──────── RECORDS SUPPLIED

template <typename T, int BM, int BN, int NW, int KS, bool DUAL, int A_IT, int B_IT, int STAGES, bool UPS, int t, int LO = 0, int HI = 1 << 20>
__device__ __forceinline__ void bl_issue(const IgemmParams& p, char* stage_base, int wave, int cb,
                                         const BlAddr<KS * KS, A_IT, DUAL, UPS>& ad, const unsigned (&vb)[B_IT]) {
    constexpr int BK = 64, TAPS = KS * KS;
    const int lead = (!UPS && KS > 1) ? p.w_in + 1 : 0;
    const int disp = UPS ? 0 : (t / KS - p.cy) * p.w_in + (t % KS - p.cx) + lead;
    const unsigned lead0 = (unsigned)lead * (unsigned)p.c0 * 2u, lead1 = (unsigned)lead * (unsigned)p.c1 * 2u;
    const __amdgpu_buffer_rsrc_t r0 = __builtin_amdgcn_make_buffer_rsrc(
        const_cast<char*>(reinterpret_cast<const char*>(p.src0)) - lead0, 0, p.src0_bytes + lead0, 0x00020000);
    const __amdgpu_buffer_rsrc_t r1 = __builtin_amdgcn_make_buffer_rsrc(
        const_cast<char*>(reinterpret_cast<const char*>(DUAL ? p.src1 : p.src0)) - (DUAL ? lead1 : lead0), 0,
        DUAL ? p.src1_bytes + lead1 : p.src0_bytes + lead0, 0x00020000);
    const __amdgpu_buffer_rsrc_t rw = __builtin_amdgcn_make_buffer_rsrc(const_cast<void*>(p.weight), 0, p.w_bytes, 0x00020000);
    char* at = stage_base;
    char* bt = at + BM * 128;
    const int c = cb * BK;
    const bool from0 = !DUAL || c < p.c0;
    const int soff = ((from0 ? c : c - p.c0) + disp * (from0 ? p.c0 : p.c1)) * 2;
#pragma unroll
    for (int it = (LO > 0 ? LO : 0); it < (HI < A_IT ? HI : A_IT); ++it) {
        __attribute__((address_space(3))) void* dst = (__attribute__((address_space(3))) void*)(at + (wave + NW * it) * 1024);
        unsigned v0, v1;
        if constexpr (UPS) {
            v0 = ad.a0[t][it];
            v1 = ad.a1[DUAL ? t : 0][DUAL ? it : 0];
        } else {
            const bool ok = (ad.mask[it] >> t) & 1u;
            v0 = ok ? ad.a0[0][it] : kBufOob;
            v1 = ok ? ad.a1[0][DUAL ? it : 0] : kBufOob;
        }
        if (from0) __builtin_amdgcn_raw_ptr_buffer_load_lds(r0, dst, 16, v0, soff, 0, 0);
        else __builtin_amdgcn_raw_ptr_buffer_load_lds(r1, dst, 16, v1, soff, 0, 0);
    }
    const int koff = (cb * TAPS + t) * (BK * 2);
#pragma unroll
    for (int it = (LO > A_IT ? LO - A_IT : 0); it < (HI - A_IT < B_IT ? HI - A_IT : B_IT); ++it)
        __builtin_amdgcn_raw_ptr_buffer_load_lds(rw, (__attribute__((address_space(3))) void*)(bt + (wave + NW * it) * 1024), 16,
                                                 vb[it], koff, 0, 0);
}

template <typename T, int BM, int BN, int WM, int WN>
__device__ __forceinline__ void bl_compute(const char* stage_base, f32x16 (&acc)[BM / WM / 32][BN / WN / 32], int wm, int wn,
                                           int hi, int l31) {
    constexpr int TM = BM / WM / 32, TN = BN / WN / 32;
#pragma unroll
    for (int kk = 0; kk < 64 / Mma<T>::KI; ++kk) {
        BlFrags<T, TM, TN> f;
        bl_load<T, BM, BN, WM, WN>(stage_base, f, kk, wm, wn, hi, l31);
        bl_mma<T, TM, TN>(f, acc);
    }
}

────────────────

■ **WHAT YOU NEED TO DO**
Output exactly the leading lines of the data, up to and including the line marked by "constexpr int BK = 64, TAPS = KS * KS;".

■ **ANSWER TO THE EXERCISE**
template <typename T, int BM, int BN, int NW, int KS, bool DUAL, int A_IT, int B_IT, int STAGES, bool UPS, int t, int LO = 0, int HI = 1 << 20>
__device__ __forceinline__ void bl_issue(const IgemmParams& p, char* stage_base, int wave, int cb,
                                         const BlAddr<KS * KS, A_IT, DUAL, UPS>& ad, const unsigned (&vb)[B_IT]) {
    constexpr int BK = 64, TAPS = KS * KS;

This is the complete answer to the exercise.